Wherever the string "PROFILE" appears in the listing, copy that line.
##############################
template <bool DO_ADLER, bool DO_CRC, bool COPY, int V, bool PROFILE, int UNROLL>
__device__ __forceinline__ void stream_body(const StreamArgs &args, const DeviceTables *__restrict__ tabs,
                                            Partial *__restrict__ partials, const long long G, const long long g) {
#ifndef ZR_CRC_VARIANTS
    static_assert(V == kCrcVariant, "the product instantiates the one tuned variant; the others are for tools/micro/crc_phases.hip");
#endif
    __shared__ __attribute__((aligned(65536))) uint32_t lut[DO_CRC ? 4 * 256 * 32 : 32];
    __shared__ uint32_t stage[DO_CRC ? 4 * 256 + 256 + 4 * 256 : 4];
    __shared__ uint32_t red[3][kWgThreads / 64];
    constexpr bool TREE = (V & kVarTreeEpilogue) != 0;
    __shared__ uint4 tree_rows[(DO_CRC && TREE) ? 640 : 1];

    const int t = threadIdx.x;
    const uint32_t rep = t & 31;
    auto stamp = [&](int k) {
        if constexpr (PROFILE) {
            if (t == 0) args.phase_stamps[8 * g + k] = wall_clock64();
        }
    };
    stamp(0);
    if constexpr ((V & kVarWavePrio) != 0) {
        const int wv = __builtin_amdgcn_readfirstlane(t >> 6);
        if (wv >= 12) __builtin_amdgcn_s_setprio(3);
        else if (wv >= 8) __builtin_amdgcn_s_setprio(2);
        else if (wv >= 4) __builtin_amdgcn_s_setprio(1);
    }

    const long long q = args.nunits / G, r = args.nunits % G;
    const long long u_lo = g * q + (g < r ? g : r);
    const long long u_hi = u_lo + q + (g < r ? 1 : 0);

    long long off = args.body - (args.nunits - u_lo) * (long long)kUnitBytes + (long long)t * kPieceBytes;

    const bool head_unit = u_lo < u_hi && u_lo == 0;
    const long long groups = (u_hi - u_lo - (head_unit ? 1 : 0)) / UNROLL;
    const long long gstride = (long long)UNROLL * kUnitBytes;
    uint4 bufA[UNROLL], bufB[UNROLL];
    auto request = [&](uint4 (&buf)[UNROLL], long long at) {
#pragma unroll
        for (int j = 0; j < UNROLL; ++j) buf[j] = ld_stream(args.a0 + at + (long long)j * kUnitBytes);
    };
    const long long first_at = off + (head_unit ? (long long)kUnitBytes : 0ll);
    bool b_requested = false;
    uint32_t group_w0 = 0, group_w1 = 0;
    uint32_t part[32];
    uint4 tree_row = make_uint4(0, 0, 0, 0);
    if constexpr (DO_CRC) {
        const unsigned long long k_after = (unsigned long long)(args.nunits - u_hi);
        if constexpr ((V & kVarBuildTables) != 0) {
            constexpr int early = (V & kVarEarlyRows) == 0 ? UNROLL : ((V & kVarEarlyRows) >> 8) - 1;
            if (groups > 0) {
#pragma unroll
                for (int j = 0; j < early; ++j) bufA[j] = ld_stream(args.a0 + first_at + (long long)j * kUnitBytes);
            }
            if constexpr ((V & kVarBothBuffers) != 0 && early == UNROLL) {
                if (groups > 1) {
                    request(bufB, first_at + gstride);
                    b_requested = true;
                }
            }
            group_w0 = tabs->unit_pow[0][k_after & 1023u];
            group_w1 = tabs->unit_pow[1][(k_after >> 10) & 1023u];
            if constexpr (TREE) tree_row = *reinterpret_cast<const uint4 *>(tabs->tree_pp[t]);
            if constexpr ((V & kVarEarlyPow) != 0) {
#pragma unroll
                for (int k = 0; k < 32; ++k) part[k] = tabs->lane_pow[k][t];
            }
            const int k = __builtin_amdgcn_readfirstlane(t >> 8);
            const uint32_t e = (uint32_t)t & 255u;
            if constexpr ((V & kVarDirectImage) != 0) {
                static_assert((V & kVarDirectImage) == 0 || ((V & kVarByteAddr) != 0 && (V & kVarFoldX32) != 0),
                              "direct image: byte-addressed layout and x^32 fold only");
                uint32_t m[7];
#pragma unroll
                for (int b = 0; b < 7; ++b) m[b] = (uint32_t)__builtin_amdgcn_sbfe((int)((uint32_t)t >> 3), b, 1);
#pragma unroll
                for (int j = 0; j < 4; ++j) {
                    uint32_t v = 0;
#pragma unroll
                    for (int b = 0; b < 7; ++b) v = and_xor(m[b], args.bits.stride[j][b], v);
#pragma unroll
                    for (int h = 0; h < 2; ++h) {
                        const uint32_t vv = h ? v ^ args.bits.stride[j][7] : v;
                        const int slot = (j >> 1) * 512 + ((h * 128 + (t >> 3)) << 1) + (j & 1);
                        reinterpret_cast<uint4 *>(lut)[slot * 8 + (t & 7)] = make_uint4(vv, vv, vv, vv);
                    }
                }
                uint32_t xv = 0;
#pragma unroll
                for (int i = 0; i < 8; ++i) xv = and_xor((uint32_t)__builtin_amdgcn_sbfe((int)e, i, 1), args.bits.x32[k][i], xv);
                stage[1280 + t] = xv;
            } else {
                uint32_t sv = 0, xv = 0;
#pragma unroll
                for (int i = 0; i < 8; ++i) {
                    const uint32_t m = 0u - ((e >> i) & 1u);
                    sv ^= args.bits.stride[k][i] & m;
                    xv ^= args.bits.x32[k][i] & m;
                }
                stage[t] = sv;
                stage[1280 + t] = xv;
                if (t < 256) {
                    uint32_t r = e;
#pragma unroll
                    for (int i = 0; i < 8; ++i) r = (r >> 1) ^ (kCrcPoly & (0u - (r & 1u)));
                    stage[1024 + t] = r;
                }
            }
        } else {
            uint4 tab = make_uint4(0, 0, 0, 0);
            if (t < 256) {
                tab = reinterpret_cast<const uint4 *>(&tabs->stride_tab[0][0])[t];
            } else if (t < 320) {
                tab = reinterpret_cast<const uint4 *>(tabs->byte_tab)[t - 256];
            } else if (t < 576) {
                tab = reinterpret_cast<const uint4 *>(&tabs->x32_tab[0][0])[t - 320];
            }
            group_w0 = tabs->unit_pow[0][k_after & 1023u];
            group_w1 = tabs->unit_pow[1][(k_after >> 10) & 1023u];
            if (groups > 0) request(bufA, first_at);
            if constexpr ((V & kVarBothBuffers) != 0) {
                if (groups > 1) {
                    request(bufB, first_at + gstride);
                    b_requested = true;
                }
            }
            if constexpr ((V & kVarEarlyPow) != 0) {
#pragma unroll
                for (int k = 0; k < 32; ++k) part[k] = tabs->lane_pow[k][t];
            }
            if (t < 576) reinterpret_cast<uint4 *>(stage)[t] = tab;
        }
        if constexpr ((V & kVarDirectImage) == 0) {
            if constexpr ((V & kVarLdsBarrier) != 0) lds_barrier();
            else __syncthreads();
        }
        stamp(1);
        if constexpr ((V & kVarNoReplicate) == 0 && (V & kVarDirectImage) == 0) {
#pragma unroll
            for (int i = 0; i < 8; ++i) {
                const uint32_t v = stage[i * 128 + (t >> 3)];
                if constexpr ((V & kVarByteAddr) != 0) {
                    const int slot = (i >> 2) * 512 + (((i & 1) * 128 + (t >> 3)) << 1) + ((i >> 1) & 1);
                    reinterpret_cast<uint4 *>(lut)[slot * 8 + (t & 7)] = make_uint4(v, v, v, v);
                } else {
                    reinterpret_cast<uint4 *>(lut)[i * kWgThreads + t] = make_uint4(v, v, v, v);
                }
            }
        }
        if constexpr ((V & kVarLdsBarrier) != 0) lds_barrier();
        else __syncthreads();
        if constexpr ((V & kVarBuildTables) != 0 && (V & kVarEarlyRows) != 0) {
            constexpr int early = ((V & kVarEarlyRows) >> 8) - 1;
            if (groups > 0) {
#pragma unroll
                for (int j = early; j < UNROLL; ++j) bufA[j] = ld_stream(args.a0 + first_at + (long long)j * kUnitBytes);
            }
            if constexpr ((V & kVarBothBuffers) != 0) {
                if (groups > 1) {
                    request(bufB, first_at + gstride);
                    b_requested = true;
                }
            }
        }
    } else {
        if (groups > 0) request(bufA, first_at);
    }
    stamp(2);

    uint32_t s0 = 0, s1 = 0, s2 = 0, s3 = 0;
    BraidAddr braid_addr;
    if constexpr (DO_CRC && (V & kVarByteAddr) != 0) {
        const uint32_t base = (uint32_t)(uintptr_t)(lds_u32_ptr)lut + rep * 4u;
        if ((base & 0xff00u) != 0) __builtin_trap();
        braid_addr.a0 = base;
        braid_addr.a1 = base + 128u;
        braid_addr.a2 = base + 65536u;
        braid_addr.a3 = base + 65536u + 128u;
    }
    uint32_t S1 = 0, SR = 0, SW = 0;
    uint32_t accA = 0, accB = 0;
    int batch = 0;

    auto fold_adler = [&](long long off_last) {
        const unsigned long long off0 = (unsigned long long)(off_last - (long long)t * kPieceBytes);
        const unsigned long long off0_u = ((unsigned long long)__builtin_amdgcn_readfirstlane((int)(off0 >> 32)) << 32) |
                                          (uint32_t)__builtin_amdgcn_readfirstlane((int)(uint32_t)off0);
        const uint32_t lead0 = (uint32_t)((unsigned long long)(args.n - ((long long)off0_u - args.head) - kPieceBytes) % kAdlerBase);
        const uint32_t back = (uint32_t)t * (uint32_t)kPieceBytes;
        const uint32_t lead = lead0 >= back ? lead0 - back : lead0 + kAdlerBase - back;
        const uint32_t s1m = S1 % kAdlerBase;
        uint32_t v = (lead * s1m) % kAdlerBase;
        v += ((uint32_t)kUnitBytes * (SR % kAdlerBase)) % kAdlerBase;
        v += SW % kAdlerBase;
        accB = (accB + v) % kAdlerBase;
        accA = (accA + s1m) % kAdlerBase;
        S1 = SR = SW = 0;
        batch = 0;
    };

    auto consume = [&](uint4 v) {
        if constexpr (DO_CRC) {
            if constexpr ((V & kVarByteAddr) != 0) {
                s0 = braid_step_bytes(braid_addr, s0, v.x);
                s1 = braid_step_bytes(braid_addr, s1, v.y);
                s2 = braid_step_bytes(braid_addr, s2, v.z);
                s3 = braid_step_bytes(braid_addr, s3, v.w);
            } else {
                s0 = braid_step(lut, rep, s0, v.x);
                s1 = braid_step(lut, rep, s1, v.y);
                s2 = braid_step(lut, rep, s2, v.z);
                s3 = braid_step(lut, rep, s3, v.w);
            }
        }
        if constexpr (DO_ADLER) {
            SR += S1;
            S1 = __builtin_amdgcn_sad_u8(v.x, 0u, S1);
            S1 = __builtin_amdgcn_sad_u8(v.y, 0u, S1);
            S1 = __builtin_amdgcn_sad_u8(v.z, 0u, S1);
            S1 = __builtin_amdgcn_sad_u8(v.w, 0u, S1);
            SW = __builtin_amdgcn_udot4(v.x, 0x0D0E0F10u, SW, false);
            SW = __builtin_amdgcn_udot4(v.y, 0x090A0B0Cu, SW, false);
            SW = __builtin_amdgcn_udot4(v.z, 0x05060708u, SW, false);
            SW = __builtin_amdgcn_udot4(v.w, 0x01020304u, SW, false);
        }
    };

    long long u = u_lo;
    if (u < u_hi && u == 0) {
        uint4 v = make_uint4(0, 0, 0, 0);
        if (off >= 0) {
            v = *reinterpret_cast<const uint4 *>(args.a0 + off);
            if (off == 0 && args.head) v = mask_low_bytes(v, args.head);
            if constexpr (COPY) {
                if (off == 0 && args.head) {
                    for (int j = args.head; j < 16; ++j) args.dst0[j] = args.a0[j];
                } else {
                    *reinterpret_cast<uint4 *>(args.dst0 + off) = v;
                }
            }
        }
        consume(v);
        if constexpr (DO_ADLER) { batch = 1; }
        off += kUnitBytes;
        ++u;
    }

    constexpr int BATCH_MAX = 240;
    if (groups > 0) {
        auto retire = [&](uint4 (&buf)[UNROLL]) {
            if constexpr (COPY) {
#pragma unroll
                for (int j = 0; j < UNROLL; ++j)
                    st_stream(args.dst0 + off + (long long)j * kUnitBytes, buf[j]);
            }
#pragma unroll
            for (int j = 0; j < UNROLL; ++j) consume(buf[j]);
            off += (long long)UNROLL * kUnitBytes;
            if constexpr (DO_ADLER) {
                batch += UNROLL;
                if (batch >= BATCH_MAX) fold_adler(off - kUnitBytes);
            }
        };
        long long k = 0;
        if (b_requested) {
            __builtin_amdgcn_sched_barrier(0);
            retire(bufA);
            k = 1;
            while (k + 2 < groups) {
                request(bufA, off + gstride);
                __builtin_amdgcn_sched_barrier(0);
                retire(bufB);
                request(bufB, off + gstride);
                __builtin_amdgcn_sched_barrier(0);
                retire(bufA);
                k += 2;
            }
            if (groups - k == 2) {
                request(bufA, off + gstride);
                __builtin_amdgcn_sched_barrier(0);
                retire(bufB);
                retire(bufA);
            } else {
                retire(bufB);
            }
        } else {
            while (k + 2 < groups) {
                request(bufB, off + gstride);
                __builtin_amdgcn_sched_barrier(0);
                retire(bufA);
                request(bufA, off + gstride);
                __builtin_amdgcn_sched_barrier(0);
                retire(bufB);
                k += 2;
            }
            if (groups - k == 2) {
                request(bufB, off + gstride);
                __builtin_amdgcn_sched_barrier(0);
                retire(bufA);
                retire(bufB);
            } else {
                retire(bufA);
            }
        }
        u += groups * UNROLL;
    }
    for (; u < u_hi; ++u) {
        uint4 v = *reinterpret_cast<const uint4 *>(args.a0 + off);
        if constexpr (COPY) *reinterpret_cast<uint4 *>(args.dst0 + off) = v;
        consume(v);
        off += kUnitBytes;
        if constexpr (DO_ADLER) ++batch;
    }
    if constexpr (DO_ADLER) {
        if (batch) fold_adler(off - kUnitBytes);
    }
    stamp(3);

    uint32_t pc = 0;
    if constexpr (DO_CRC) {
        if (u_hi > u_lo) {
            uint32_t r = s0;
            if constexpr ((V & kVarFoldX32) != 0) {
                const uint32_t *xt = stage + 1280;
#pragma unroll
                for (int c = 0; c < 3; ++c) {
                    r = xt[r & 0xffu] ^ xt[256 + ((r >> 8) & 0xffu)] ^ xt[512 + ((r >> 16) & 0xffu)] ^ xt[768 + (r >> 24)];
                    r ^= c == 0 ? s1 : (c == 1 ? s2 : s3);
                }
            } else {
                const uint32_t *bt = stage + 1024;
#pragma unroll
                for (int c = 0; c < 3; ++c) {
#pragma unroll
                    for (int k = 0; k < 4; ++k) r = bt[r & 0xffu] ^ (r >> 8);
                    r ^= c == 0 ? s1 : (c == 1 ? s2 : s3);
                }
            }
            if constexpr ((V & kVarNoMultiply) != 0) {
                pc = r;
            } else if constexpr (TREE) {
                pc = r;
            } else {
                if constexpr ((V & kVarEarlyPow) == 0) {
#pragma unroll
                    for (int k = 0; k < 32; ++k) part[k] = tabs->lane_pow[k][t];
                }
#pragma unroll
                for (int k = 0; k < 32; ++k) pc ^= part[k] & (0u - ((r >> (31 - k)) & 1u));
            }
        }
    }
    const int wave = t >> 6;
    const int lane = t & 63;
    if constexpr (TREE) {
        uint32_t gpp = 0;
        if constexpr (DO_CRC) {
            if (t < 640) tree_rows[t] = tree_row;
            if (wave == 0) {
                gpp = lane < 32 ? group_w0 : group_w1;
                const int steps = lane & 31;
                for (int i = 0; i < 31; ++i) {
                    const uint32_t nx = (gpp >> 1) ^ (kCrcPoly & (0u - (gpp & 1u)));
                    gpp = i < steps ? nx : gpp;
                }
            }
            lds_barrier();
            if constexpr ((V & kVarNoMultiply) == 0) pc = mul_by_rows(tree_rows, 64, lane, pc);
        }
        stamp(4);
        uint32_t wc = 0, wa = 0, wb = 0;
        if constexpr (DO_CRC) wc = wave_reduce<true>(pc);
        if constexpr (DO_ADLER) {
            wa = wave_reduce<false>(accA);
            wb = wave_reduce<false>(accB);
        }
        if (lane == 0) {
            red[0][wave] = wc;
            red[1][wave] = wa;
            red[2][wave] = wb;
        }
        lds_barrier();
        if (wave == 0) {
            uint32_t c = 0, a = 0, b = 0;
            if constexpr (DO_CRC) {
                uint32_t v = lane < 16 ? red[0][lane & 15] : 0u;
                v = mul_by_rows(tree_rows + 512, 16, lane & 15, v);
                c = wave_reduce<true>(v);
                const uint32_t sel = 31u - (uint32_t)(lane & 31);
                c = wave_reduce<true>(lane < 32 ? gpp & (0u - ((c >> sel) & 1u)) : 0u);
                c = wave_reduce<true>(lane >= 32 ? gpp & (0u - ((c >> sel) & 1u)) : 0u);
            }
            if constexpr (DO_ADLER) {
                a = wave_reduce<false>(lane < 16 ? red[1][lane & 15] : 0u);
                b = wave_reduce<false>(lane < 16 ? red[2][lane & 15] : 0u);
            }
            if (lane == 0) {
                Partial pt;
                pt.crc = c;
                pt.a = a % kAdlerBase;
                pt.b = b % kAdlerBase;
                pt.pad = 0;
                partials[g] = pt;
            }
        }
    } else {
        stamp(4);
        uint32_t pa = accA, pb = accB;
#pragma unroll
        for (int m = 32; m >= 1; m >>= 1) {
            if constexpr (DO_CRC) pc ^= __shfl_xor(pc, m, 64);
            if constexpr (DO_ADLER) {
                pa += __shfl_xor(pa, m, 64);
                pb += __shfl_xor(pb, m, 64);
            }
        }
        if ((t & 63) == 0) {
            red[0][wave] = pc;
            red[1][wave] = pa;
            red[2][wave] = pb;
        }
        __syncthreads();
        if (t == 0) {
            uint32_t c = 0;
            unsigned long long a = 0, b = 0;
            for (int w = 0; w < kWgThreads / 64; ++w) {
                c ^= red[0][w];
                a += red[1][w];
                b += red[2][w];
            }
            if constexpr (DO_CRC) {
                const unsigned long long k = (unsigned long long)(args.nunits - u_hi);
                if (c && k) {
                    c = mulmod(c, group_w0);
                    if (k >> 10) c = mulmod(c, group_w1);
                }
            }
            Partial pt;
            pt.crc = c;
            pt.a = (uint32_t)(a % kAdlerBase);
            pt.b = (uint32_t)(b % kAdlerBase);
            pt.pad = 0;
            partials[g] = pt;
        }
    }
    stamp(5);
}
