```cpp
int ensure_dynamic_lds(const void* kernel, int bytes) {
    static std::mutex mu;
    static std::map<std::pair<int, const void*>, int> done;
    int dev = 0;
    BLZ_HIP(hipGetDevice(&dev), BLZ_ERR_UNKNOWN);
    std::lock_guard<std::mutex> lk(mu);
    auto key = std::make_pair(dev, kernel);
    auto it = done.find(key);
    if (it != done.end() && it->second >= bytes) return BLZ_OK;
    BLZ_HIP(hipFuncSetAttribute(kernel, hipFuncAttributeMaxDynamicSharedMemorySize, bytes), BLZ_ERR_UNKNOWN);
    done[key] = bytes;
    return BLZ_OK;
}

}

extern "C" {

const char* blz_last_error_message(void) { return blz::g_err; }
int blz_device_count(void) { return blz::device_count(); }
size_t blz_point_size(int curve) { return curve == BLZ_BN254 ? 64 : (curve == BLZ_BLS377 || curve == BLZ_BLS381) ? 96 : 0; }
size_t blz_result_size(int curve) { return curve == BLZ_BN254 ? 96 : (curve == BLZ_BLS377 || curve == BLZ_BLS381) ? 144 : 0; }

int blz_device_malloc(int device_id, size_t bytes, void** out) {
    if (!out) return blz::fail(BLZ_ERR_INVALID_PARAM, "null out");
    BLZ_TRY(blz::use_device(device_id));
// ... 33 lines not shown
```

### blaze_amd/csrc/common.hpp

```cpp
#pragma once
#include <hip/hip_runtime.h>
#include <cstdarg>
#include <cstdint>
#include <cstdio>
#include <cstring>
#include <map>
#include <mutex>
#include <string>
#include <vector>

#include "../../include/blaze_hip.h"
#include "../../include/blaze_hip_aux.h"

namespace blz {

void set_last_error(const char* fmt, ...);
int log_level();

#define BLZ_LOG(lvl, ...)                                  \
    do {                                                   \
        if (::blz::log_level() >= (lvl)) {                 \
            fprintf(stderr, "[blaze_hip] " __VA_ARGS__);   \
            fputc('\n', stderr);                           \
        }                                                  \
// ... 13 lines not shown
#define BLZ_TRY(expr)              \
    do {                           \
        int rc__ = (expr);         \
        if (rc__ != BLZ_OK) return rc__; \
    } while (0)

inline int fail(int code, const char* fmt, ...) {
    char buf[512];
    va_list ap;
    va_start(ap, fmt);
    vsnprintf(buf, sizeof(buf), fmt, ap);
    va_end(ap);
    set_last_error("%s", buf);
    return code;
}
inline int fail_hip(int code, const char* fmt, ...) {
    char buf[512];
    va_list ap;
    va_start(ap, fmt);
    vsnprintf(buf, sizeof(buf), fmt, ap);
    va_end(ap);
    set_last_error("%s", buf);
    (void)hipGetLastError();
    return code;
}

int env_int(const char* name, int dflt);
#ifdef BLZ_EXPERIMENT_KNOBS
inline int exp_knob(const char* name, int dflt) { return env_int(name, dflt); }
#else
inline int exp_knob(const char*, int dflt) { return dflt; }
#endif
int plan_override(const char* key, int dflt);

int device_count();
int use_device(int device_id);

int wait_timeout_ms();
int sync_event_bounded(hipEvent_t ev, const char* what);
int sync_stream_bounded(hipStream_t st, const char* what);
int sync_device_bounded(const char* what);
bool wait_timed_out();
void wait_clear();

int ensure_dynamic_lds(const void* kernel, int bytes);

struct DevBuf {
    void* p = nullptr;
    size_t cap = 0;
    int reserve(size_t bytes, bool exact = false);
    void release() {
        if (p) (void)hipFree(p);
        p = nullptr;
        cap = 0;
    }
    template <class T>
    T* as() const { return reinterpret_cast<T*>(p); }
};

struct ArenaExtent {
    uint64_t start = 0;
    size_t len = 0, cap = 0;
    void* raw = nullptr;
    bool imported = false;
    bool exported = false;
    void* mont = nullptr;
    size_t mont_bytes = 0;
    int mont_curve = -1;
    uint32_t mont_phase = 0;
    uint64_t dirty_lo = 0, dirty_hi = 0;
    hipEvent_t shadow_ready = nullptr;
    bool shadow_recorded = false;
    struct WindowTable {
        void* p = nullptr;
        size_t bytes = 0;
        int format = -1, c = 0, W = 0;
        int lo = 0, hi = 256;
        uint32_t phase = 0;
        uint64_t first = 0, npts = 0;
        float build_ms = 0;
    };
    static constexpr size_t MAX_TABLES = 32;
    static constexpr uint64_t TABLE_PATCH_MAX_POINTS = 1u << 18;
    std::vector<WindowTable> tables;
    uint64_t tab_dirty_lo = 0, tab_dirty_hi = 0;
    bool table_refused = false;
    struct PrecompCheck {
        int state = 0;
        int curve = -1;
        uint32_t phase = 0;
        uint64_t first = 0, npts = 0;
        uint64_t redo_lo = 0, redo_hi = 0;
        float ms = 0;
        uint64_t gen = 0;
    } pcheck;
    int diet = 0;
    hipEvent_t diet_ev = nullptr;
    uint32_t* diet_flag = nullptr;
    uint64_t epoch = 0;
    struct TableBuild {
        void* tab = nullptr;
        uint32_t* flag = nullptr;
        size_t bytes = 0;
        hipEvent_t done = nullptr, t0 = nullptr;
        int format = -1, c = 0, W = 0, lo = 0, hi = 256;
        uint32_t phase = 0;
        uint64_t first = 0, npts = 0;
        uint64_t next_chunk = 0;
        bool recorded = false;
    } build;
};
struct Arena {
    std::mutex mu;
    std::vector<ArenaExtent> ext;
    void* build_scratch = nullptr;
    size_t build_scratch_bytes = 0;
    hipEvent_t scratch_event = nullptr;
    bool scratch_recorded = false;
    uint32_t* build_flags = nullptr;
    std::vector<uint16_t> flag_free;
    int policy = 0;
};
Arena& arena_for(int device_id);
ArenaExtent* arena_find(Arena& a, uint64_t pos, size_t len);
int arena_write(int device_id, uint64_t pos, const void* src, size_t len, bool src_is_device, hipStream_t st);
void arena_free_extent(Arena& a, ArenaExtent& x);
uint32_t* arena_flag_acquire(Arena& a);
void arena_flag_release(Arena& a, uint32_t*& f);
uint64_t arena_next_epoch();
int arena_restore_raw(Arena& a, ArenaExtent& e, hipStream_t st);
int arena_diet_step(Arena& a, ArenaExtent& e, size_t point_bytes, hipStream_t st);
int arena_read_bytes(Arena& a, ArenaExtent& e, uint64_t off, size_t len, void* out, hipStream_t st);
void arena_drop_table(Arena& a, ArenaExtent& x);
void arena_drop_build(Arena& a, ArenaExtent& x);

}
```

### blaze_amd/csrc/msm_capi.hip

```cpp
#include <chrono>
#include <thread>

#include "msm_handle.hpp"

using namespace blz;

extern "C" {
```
##############################
» Solution to the exercise
template <bool DO_ADLER, bool DO_CRC, bool COPY, int V, bool PROFILE, int UNROLL>
        if constexpr (PROFILE) {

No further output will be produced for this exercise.